Problem statement =>
Repeat the stretch of entries below from the line with "reinterpret_cast<OutT*>(aout) + s0 * MC;" through the line with "wave : tid;". Include both ends and add nothing.

..............................

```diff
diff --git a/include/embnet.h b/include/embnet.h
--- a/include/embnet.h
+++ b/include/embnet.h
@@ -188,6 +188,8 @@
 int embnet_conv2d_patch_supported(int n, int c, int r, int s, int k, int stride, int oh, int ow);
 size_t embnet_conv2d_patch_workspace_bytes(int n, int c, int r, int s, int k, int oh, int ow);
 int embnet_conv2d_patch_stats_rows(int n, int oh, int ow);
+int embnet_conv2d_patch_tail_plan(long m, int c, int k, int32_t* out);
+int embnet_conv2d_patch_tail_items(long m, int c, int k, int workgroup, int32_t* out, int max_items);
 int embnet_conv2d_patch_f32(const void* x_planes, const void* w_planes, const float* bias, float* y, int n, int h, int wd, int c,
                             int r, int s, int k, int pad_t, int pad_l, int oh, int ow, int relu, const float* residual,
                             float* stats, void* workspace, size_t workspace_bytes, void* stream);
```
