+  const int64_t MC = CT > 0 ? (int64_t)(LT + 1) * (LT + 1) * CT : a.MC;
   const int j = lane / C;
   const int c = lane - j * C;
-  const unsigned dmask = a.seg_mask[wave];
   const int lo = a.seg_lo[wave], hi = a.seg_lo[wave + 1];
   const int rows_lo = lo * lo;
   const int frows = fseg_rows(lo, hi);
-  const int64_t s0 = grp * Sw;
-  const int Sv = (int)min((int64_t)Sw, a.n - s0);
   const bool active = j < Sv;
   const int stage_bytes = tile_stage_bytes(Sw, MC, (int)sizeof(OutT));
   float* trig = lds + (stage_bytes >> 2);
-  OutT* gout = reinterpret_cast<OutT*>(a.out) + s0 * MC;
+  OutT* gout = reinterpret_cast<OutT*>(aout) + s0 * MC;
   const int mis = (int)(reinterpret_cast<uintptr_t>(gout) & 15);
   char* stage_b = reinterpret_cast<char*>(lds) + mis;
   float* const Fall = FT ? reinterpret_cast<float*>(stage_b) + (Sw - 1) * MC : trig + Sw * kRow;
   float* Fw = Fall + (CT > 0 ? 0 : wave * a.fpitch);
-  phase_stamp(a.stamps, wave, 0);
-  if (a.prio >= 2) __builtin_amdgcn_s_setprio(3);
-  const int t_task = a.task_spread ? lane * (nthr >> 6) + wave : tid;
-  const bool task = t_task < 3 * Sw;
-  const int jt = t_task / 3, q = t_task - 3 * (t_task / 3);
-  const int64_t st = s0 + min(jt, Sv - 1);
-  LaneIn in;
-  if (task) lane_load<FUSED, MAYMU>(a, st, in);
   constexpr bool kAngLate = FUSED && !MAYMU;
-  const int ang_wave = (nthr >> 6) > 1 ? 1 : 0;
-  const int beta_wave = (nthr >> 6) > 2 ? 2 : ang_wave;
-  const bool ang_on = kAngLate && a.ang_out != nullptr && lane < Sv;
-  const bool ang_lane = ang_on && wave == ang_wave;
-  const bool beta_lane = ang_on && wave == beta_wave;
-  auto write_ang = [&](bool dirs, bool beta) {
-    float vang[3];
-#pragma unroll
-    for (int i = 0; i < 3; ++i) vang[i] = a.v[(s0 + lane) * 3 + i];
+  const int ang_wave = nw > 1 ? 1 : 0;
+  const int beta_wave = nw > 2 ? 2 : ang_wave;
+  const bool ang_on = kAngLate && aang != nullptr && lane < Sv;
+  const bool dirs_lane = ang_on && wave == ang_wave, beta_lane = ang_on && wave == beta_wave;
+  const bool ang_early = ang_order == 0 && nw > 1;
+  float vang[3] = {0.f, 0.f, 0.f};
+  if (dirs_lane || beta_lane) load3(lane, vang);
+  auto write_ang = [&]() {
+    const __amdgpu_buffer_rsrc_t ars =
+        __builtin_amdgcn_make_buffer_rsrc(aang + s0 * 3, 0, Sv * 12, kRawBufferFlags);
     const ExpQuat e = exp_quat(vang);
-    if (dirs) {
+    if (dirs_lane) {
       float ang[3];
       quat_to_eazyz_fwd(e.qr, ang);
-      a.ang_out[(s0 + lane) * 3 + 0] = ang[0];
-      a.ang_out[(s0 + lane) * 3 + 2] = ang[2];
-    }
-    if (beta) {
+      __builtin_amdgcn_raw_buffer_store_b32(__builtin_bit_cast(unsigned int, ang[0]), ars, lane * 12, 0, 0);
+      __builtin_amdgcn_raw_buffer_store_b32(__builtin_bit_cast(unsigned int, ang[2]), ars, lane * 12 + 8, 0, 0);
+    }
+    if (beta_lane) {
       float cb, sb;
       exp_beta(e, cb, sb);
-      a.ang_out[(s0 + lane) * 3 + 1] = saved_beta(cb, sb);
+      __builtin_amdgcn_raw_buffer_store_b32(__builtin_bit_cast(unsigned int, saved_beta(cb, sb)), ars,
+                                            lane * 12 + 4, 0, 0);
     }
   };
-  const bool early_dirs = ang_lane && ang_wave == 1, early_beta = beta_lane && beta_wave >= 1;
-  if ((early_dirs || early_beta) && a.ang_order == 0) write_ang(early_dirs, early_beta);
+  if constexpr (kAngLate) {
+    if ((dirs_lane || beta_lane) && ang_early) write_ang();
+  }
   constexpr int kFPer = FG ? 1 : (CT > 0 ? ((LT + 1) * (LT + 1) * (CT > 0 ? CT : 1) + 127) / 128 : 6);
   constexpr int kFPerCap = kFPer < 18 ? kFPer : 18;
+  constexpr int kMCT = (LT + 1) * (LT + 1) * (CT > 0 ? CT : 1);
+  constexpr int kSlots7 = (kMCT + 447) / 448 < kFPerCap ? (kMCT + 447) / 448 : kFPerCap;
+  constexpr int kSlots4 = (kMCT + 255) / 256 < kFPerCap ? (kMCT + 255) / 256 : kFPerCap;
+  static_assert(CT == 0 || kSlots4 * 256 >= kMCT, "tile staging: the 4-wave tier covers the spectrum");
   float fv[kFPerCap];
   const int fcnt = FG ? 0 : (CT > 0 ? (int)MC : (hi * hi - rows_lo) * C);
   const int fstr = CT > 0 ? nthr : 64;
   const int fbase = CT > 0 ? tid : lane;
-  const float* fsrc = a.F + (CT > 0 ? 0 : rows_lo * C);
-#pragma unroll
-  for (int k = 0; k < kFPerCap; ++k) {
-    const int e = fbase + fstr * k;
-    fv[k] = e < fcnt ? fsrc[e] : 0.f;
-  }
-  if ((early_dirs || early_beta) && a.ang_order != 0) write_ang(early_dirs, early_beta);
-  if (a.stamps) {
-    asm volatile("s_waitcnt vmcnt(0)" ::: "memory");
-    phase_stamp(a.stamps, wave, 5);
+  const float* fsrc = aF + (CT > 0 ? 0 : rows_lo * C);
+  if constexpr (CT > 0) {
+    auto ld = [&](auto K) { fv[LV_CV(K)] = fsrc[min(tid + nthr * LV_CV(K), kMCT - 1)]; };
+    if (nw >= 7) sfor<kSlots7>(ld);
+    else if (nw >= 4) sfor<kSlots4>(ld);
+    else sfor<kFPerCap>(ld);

..............................

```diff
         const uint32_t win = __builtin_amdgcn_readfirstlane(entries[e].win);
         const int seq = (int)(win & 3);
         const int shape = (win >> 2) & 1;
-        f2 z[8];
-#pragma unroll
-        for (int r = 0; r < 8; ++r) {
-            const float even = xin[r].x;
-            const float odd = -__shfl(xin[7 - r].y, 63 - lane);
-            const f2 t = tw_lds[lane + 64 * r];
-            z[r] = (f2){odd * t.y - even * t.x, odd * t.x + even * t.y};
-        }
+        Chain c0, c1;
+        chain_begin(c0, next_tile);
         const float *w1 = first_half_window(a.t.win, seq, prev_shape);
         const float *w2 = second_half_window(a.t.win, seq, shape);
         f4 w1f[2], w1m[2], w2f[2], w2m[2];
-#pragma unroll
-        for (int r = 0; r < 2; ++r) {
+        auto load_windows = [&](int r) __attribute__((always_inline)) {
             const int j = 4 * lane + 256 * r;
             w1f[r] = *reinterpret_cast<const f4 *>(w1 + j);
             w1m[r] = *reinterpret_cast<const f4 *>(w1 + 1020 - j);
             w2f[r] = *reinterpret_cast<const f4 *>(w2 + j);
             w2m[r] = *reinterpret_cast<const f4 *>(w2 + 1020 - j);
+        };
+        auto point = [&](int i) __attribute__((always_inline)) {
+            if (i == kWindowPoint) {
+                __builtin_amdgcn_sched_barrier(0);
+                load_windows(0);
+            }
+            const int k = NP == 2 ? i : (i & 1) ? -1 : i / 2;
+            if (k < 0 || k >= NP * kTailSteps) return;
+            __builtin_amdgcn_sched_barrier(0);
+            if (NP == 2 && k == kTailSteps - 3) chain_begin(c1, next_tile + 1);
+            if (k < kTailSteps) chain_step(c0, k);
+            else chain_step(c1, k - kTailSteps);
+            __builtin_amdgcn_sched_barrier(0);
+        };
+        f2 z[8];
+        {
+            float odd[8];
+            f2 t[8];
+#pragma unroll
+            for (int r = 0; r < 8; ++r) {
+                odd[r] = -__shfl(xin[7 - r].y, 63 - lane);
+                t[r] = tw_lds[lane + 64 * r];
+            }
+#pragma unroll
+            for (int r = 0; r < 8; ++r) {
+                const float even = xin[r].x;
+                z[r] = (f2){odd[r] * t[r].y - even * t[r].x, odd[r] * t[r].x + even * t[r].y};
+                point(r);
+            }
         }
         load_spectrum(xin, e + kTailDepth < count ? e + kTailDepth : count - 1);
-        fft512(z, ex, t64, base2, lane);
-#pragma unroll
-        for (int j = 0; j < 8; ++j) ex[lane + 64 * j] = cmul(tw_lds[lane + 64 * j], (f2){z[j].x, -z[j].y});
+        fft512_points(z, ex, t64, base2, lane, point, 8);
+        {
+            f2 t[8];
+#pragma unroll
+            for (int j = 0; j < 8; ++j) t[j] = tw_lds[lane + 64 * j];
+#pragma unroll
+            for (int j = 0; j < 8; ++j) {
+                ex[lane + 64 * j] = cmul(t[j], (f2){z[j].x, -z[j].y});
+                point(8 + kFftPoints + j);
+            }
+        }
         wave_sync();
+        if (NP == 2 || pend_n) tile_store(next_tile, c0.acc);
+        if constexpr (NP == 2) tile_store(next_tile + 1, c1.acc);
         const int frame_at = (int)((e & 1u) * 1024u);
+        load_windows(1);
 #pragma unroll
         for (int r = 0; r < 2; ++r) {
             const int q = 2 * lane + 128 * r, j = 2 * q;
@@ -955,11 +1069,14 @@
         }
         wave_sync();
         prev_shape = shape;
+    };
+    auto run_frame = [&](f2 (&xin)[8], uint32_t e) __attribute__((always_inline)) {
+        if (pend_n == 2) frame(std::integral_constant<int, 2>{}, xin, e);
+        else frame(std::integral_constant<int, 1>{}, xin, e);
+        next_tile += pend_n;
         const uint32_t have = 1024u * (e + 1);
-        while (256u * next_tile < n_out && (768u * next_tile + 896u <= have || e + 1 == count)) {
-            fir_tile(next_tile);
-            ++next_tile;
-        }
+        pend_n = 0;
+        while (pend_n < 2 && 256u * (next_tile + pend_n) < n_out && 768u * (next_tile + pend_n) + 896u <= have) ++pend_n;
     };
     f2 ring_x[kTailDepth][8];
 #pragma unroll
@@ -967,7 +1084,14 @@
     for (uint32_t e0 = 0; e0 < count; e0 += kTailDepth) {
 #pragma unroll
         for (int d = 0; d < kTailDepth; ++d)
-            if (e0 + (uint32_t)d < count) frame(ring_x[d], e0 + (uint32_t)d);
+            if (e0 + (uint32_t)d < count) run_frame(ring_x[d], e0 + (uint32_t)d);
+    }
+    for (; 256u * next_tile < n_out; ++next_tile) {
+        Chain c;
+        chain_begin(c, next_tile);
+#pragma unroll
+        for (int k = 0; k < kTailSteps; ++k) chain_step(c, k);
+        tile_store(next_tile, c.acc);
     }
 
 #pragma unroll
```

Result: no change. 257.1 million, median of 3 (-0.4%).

..............................

Task answer =>
+  OutT* gout = reinterpret_cast<OutT*>(aout) + s0 * MC;
   const int mis = (int)(reinterpret_cast<uintptr_t>(gout) & 15);
   char* stage_b = reinterpret_cast<char*>(lds) + mis;
   float* const Fall = FT ? reinterpret_cast<float*>(stage_b) + (Sw - 1) * MC : trig + Sw * kRow;
   float* Fw = Fall + (CT > 0 ? 0 : wave * a.fpitch);
-  phase_stamp(a.stamps, wave, 0);
-  if (a.prio >= 2) __builtin_amdgcn_s_setprio(3);
-  const int t_task = a.task_spread ? lane * (nthr >> 6) + wave : tid;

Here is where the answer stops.